- **Records from a collection**
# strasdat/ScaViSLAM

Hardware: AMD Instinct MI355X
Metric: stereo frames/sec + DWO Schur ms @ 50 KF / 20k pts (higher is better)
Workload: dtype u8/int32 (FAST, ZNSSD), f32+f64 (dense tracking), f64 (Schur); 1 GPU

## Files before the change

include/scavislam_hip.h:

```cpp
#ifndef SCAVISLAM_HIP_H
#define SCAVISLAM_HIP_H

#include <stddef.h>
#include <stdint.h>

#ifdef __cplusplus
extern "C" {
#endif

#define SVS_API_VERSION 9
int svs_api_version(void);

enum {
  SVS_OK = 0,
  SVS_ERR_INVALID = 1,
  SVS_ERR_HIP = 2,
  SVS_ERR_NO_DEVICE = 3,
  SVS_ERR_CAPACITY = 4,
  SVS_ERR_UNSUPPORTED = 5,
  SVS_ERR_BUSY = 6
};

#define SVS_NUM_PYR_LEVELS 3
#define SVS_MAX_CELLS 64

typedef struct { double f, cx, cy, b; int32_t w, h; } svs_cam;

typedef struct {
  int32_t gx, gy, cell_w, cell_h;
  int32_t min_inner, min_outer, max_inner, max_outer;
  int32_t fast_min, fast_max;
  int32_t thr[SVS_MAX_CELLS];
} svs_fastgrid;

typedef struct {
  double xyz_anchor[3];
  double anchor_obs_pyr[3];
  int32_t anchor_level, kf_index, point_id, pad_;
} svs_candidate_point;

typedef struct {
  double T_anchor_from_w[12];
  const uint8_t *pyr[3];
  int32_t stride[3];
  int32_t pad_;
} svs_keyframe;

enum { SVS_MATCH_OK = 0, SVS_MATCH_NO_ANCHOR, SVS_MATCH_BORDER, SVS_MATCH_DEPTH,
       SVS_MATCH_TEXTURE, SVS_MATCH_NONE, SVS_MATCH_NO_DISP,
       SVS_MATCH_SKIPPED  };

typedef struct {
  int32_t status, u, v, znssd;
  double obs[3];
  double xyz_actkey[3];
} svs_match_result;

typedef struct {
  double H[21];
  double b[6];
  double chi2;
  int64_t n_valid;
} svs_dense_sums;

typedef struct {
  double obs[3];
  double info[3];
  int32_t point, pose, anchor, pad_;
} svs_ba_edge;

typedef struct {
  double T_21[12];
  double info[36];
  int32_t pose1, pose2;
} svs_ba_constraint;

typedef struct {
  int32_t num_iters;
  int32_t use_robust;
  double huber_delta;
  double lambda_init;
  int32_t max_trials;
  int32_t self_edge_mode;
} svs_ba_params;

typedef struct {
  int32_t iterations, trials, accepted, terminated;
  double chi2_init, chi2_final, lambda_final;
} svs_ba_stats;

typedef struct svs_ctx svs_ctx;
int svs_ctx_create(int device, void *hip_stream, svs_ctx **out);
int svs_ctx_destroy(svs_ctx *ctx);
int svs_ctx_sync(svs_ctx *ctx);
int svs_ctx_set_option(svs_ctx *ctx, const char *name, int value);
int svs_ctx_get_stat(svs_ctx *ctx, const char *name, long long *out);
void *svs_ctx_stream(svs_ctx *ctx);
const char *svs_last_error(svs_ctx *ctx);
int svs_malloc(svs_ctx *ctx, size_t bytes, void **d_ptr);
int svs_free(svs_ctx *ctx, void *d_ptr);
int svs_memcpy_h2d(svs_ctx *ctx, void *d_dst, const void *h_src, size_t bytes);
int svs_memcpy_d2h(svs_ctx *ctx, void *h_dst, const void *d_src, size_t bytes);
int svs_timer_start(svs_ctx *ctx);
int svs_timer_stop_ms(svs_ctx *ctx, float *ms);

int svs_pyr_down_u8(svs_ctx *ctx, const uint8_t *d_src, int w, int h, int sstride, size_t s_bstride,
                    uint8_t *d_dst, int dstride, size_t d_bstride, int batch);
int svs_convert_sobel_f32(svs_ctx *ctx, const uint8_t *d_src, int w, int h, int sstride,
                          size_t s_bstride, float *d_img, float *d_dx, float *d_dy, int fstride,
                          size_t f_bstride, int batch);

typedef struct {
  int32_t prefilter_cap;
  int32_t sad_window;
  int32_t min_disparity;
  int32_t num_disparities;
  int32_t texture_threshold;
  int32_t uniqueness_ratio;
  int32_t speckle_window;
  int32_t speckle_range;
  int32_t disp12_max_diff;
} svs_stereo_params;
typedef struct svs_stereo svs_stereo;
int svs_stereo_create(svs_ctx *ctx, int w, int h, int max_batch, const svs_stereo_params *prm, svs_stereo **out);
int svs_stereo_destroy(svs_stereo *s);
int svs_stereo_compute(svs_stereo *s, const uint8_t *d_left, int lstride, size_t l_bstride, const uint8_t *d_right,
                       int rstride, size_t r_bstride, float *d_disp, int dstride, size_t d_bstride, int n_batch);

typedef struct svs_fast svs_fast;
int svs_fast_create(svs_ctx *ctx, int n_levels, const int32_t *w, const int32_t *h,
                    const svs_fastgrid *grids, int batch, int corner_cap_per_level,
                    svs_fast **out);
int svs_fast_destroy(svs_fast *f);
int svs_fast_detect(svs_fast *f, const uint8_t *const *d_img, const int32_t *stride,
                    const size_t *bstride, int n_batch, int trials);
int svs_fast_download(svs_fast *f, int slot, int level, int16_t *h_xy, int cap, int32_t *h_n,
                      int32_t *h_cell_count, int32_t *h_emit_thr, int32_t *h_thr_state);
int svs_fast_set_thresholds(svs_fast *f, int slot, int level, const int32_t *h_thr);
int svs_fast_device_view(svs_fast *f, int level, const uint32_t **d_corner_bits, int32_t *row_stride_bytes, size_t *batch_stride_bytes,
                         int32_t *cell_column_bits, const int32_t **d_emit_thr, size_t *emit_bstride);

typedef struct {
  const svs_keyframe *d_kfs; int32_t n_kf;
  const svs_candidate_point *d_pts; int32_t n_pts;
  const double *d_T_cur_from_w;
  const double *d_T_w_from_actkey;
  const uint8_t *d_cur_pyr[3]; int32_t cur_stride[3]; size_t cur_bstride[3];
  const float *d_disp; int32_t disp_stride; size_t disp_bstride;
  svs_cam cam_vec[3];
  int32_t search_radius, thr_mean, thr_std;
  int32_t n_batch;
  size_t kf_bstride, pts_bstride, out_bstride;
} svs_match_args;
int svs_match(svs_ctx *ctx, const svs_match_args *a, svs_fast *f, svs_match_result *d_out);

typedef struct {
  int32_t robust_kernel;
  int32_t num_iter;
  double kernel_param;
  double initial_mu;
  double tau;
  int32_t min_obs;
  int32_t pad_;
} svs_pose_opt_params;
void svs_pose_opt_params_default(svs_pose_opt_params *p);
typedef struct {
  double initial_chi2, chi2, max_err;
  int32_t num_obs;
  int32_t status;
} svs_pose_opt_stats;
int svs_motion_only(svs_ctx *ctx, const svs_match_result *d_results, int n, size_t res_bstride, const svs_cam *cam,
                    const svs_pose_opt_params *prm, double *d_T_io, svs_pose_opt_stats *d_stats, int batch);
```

- **Problem statement**
The lines to copy are those in the records above containing the word "dstride".

- **Result**
                    uint8_t *d_dst, int dstride, size_t d_bstride, int batch);
                       int rstride, size_t r_bstride, float *d_disp, int dstride, size_t d_bstride, int n_batch);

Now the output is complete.